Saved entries

<<<<

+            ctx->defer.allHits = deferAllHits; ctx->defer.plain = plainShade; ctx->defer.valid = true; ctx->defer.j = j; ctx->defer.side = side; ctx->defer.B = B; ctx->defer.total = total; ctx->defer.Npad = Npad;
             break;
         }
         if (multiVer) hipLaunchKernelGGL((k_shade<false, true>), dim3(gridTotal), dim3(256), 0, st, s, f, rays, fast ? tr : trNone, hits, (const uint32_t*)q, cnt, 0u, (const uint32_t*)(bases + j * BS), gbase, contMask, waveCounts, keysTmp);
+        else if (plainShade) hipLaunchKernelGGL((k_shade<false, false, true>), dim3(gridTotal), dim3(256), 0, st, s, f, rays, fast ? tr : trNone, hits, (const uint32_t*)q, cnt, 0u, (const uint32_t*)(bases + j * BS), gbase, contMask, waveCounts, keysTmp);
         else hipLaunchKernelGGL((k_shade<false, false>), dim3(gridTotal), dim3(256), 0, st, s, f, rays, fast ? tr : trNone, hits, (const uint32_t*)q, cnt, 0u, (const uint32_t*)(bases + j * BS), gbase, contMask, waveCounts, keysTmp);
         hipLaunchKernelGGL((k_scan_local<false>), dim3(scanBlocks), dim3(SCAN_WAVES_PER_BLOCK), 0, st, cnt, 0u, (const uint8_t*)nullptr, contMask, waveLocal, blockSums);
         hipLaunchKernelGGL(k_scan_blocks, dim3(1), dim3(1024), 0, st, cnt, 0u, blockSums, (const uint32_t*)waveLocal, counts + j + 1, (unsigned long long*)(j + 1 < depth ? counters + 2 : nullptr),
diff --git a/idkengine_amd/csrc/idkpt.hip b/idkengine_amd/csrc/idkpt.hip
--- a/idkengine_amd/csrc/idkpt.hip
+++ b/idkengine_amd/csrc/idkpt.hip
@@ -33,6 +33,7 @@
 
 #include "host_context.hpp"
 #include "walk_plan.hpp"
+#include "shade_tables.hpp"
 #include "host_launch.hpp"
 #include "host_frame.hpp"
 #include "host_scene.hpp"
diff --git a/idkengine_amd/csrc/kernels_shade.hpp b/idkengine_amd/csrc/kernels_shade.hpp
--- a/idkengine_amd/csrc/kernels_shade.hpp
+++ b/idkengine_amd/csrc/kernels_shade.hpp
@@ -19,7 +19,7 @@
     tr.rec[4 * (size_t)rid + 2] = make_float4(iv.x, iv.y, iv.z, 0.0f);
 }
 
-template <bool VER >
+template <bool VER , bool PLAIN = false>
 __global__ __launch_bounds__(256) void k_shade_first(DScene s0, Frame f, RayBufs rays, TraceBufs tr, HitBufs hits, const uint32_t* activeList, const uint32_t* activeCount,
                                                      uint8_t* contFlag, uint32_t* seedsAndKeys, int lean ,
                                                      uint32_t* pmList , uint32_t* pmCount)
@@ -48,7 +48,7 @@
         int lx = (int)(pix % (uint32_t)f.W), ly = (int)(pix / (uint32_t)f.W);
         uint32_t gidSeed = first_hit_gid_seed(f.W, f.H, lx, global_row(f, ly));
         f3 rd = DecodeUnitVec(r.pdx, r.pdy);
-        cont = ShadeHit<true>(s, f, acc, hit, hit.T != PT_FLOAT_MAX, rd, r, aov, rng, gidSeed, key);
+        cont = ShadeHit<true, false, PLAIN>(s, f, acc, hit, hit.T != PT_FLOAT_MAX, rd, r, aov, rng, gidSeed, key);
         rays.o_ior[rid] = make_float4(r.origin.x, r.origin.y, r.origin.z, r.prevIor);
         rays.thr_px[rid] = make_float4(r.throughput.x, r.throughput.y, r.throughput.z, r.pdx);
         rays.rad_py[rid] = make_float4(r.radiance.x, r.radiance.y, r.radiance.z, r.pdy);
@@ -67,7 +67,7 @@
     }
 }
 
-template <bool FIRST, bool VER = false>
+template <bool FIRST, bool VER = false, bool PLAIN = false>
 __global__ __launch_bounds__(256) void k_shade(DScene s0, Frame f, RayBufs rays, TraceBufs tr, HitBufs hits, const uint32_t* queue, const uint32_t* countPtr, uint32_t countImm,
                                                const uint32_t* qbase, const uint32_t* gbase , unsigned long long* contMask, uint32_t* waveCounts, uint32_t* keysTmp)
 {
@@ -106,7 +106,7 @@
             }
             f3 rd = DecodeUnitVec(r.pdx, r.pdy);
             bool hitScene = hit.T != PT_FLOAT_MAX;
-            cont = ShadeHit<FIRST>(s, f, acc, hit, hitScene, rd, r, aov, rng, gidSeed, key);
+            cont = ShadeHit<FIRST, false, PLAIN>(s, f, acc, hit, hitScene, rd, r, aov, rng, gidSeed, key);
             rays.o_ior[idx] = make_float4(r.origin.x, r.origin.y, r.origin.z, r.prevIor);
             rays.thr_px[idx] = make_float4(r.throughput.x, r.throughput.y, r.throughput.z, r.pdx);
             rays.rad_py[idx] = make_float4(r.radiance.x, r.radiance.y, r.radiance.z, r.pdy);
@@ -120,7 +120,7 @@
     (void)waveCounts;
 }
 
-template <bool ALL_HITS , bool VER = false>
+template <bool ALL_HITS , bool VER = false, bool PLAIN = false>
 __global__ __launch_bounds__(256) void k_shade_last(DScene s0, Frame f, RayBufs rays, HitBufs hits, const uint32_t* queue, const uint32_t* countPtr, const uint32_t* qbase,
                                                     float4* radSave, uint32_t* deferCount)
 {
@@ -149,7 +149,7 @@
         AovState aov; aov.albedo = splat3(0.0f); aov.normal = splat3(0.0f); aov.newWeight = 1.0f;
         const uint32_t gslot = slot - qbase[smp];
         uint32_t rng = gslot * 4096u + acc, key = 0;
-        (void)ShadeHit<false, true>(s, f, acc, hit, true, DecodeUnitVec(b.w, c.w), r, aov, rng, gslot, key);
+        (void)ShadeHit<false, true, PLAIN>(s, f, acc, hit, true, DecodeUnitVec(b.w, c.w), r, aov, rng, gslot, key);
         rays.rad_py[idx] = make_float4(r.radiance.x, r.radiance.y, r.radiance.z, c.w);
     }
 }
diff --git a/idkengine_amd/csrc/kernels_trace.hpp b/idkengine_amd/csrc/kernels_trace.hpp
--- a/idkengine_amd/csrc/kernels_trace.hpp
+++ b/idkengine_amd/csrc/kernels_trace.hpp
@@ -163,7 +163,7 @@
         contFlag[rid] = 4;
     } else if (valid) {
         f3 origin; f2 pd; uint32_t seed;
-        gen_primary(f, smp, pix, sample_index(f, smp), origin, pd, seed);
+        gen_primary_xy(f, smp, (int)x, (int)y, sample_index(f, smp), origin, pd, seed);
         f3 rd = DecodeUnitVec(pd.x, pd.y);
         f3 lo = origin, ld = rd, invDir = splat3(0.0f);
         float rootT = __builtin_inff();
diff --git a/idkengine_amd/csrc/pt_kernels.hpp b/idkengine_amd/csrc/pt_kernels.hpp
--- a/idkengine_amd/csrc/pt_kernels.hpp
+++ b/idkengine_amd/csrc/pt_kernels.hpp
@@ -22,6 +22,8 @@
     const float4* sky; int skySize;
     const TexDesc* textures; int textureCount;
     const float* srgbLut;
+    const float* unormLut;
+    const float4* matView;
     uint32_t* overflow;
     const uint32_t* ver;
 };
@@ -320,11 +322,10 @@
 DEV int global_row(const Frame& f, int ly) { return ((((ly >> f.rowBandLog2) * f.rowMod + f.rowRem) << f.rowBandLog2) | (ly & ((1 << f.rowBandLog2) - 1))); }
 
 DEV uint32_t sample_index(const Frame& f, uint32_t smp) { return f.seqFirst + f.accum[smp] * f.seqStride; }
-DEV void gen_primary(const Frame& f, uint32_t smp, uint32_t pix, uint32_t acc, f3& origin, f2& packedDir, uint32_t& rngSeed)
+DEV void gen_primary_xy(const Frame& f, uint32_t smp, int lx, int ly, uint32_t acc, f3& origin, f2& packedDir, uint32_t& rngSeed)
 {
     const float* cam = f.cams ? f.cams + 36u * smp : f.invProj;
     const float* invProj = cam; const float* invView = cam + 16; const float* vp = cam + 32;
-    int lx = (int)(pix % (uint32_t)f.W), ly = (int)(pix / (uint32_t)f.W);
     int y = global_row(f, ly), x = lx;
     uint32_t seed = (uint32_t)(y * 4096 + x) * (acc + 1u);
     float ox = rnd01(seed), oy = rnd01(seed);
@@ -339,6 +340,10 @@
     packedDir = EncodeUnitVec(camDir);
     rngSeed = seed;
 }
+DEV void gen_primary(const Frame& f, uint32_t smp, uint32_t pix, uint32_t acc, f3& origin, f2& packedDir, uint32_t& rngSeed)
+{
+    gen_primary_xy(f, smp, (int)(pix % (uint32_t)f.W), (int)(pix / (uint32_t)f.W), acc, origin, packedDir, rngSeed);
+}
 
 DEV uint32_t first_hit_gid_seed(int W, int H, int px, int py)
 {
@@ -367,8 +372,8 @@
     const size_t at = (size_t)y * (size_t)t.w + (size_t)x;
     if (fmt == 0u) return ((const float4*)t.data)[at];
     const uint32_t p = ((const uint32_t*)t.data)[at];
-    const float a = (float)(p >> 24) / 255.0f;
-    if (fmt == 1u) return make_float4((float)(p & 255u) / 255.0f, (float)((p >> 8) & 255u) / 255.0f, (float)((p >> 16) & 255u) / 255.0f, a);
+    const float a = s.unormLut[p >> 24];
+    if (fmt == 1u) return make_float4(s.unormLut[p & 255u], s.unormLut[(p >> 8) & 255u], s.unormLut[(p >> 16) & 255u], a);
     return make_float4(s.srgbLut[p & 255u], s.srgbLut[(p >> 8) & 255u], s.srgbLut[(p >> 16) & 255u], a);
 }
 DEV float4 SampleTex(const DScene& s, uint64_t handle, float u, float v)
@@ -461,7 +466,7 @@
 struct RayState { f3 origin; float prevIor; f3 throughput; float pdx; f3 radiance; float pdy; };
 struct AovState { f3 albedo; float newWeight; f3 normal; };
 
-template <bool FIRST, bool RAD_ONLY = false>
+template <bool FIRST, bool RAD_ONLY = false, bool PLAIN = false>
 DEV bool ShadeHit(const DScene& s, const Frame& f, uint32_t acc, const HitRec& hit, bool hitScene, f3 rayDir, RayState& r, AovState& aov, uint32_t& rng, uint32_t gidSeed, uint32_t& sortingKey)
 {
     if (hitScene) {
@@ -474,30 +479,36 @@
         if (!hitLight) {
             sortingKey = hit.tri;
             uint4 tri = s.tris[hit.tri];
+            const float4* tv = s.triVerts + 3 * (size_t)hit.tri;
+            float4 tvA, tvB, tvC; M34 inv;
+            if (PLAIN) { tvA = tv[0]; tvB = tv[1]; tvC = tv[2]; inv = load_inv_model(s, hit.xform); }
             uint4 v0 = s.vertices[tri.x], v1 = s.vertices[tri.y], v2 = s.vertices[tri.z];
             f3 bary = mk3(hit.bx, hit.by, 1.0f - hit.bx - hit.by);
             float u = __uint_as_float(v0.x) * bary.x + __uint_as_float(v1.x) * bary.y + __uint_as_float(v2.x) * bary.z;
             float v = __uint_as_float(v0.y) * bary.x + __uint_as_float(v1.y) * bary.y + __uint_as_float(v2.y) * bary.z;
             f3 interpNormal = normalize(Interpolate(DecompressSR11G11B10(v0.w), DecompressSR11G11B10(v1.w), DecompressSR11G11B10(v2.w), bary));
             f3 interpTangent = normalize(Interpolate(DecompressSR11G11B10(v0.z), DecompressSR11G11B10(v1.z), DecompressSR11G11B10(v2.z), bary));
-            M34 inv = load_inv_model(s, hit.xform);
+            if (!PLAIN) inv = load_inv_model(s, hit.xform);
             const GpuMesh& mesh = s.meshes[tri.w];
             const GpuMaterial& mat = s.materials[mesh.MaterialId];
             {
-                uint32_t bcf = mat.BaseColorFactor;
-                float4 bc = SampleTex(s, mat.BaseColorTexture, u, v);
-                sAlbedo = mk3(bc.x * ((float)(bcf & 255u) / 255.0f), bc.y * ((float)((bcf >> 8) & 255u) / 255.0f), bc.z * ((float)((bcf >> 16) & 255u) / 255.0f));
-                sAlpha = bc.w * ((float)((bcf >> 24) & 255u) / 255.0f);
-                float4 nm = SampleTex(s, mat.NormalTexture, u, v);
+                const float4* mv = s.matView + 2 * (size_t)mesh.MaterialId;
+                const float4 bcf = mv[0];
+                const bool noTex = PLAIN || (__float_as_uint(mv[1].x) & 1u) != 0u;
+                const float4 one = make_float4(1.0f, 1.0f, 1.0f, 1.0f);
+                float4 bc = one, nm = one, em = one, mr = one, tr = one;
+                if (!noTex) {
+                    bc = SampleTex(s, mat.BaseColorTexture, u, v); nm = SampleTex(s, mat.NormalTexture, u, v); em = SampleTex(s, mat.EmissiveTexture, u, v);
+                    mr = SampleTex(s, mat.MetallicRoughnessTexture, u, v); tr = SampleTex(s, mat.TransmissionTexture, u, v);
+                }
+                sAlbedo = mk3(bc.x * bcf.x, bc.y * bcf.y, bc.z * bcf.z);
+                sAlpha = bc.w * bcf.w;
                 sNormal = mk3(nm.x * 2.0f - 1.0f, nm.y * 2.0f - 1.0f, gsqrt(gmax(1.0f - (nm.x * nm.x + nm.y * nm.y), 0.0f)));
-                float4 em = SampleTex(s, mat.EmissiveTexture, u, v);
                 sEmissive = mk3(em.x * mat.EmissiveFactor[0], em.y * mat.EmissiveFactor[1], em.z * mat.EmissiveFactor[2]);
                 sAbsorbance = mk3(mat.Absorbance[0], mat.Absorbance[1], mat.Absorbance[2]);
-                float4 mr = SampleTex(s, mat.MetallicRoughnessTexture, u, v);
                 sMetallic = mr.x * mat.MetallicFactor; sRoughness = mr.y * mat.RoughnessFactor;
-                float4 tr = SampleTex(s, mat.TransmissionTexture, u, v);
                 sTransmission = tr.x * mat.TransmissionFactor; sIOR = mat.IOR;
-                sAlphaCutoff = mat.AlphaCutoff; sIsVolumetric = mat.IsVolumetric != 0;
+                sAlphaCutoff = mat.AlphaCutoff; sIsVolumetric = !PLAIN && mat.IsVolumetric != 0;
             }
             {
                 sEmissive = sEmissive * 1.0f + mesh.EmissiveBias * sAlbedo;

>>>>

Directions for this task
Each line of the entries where the string "HitBufs" occurs should be shown.

Written response
 __global__ __launch_bounds__(256) void k_shade_first(DScene s0, Frame f, RayBufs rays, TraceBufs tr, HitBufs hits, const uint32_t* activeList, const uint32_t* activeCount,
 __global__ __launch_bounds__(256) void k_shade(DScene s0, Frame f, RayBufs rays, TraceBufs tr, HitBufs hits, const uint32_t* queue, const uint32_t* countPtr, uint32_t countImm,
 __global__ __launch_bounds__(256) void k_shade_last(DScene s0, Frame f, RayBufs rays, HitBufs hits, const uint32_t* queue, const uint32_t* countPtr, const uint32_t* qbase,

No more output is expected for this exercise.